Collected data
-------------------------

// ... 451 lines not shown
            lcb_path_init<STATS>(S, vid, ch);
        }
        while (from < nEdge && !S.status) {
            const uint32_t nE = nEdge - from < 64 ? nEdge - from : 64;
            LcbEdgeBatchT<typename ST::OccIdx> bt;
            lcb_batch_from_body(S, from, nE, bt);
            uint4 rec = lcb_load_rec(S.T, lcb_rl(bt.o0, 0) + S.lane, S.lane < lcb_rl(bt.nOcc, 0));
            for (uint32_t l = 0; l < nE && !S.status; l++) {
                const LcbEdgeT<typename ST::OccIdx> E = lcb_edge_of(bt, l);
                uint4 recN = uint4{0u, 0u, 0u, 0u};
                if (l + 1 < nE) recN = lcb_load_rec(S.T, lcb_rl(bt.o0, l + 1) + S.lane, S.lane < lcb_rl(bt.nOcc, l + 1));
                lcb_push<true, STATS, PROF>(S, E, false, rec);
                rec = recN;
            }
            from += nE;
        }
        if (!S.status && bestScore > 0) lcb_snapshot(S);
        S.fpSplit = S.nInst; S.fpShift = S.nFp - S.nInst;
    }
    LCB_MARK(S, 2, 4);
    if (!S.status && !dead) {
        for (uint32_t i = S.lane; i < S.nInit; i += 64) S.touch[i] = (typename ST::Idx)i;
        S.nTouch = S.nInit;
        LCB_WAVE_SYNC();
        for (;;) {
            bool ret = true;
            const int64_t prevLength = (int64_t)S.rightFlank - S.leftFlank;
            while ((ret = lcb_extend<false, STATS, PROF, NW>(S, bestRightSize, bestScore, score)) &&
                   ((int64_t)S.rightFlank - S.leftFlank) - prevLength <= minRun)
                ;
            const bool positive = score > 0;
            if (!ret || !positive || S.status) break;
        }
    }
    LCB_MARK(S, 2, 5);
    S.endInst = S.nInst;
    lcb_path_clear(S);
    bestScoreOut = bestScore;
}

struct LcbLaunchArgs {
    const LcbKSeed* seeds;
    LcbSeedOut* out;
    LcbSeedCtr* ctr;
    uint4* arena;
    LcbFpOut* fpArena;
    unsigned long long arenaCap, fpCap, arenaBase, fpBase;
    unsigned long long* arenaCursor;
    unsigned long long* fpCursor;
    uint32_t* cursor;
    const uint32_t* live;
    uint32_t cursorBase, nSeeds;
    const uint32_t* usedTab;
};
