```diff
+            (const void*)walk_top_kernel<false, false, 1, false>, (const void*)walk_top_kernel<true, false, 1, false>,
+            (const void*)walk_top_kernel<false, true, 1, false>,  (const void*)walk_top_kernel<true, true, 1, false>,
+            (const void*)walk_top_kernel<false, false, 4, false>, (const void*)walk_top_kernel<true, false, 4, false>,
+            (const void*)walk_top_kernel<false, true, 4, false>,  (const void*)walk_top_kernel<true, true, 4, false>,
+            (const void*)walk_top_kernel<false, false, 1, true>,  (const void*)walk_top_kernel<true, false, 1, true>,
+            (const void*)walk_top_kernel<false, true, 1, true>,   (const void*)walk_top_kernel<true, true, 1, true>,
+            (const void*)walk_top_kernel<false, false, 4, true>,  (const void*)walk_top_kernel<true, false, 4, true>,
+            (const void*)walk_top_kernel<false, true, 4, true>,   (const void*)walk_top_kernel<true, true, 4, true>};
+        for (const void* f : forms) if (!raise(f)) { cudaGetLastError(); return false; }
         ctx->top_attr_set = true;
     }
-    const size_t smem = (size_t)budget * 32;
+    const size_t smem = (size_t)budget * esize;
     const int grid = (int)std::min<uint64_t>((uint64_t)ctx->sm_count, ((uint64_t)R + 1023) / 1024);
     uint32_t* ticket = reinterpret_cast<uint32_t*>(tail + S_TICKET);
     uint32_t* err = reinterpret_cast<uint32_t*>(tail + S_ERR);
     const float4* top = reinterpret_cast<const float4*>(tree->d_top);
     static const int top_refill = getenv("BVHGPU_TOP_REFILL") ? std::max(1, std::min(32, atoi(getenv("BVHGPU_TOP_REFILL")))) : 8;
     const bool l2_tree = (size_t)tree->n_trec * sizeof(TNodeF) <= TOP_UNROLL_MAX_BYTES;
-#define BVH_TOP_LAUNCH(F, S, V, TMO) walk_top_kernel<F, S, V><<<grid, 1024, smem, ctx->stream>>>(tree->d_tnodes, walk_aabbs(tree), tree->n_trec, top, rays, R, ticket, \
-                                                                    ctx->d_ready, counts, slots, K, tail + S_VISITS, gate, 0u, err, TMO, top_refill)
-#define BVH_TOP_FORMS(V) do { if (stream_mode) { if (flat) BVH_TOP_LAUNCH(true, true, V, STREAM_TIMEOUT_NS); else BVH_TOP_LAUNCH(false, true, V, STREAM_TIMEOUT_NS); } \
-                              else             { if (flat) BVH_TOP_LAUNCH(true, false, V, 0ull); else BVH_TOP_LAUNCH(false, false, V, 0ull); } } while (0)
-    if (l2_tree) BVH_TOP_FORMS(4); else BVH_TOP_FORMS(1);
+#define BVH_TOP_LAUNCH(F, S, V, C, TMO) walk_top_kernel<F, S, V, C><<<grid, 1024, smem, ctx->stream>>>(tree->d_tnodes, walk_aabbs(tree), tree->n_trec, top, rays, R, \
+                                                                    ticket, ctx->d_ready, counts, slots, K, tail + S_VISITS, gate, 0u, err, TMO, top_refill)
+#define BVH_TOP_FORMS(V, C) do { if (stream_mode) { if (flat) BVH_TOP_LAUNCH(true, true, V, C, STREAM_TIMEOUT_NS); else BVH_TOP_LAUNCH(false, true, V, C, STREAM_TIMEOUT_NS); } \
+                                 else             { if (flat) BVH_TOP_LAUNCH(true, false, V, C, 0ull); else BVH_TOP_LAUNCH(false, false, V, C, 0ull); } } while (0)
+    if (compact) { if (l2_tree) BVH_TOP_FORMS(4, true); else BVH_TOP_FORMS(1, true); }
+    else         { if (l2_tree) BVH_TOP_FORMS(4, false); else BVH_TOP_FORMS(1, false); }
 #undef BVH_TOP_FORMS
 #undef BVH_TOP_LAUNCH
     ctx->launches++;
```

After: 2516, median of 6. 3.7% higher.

-------------------------

## DESCRIPTION OF THE TASK
Every entry, from top to bottom, should be repeated word for word.

## RESPONSE FOR THIS EXERCISE
// ... 451 lines not shown
            lcb_path_init<STATS>(S, vid, ch);
        }
        while (from < nEdge && !S.status) {
            const uint32_t nE = nEdge - from < 64 ? nEdge - from : 64;
            LcbEdgeBatchT<typename ST::OccIdx> bt;
            lcb_batch_from_body(S, from, nE, bt);
            uint4 rec = lcb_load_rec(S.T, lcb_rl(bt.o0, 0) + S.lane, S.lane < lcb_rl(bt.nOcc, 0));
            for (uint32_t l = 0; l < nE && !S.status; l++) {
                const LcbEdgeT<typename ST::OccIdx> E = lcb_edge_of(bt, l);
                uint4 recN = uint4{0u, 0u, 0u, 0u};
                if (l + 1 < nE) recN = lcb_load_rec(S.T, lcb_rl(bt.o0, l + 1) + S.lane, S.lane < lcb_rl(bt.nOcc, l + 1));
                lcb_push<true, STATS, PROF>(S, E, false, rec);
                rec = recN;
            }
            from += nE;
        }
        if (!S.status && bestScore > 0) lcb_snapshot(S);
        S.fpSplit = S.nInst; S.fpShift = S.nFp - S.nInst;
    }
    LCB_MARK(S, 2, 4);
    if (!S.status && !dead) {
        for (uint32_t i = S.lane; i < S.nInit; i += 64) S.touch[i] = (typename ST::Idx)i;
        S.nTouch = S.nInit;
        LCB_WAVE_SYNC();
        for (;;) {
            bool ret = true;
            const int64_t prevLength = (int64_t)S.rightFlank - S.leftFlank;
            while ((ret = lcb_extend<false, STATS, PROF, NW>(S, bestRightSize, bestScore, score)) &&
                   ((int64_t)S.rightFlank - S.leftFlank) - prevLength <= minRun)
                ;
            const bool positive = score > 0;
            if (!ret || !positive || S.status) break;
        }
    }
    LCB_MARK(S, 2, 5);
    S.endInst = S.nInst;
    lcb_path_clear(S);
    bestScoreOut = bestScore;
}

struct LcbLaunchArgs {
    const LcbKSeed* seeds;
    LcbSeedOut* out;
    LcbSeedCtr* ctr;
    uint4* arena;
    LcbFpOut* fpArena;
    unsigned long long arenaCap, fpCap, arenaBase, fpBase;
    unsigned long long* arenaCursor;
    unsigned long long* fpCursor;
    uint32_t* cursor;
    const uint32_t* live;
    uint32_t cursorBase, nSeeds;
    const uint32_t* usedTab;
};
```diff
+            (const void*)walk_top_kernel<false, false, 1, false>, (const void*)walk_top_kernel<true, false, 1, false>,
+            (const void*)walk_top_kernel<false, true, 1, false>,  (const void*)walk_top_kernel<true, true, 1, false>,
+            (const void*)walk_top_kernel<false, false, 4, false>, (const void*)walk_top_kernel<true, false, 4, false>,
+            (const void*)walk_top_kernel<false, true, 4, false>,  (const void*)walk_top_kernel<true, true, 4, false>,
+            (const void*)walk_top_kernel<false, false, 1, true>,  (const void*)walk_top_kernel<true, false, 1, true>,
+            (const void*)walk_top_kernel<false, true, 1, true>,   (const void*)walk_top_kernel<true, true, 1, true>,
+            (const void*)walk_top_kernel<false, false, 4, true>,  (const void*)walk_top_kernel<true, false, 4, true>,
+            (const void*)walk_top_kernel<false, true, 4, true>,   (const void*)walk_top_kernel<true, true, 4, true>};
+        for (const void* f : forms) if (!raise(f)) { cudaGetLastError(); return false; }
         ctx->top_attr_set = true;
     }
-    const size_t smem = (size_t)budget * 32;
+    const size_t smem = (size_t)budget * esize;
     const int grid = (int)std::min<uint64_t>((uint64_t)ctx->sm_count, ((uint64_t)R + 1023) / 1024);
     uint32_t* ticket = reinterpret_cast<uint32_t*>(tail + S_TICKET);
     uint32_t* err = reinterpret_cast<uint32_t*>(tail + S_ERR);
     const float4* top = reinterpret_cast<const float4*>(tree->d_top);
     static const int top_refill = getenv("BVHGPU_TOP_REFILL") ? std::max(1, std::min(32, atoi(getenv("BVHGPU_TOP_REFILL")))) : 8;
     const bool l2_tree = (size_t)tree->n_trec * sizeof(TNodeF) <= TOP_UNROLL_MAX_BYTES;
-#define BVH_TOP_LAUNCH(F, S, V, TMO) walk_top_kernel<F, S, V><<<grid, 1024, smem, ctx->stream>>>(tree->d_tnodes, walk_aabbs(tree), tree->n_trec, top, rays, R, ticket, \
-                                                                    ctx->d_ready, counts, slots, K, tail + S_VISITS, gate, 0u, err, TMO, top_refill)
-#define BVH_TOP_FORMS(V) do { if (stream_mode) { if (flat) BVH_TOP_LAUNCH(true, true, V, STREAM_TIMEOUT_NS); else BVH_TOP_LAUNCH(false, true, V, STREAM_TIMEOUT_NS); } \
-                              else             { if (flat) BVH_TOP_LAUNCH(true, false, V, 0ull); else BVH_TOP_LAUNCH(false, false, V, 0ull); } } while (0)
-    if (l2_tree) BVH_TOP_FORMS(4); else BVH_TOP_FORMS(1);
+#define BVH_TOP_LAUNCH(F, S, V, C, TMO) walk_top_kernel<F, S, V, C><<<grid, 1024, smem, ctx->stream>>>(tree->d_tnodes, walk_aabbs(tree), tree->n_trec, top, rays, R, \
+                                                                    ticket, ctx->d_ready, counts, slots, K, tail + S_VISITS, gate, 0u, err, TMO, top_refill)
+#define BVH_TOP_FORMS(V, C) do { if (stream_mode) { if (flat) BVH_TOP_LAUNCH(true, true, V, C, STREAM_TIMEOUT_NS); else BVH_TOP_LAUNCH(false, true, V, C, STREAM_TIMEOUT_NS); } \
+                                 else             { if (flat) BVH_TOP_LAUNCH(true, false, V, C, 0ull); else BVH_TOP_LAUNCH(false, false, V, C, 0ull); } } while (0)
+    if (compact) { if (l2_tree) BVH_TOP_FORMS(4, true); else BVH_TOP_FORMS(1, true); }
+    else         { if (l2_tree) BVH_TOP_FORMS(4, false); else BVH_TOP_FORMS(1, false); }
 #undef BVH_TOP_FORMS
 #undef BVH_TOP_LAUNCH
     ctx->launches++;
```

After: 2516, median of 6. 3.7% higher.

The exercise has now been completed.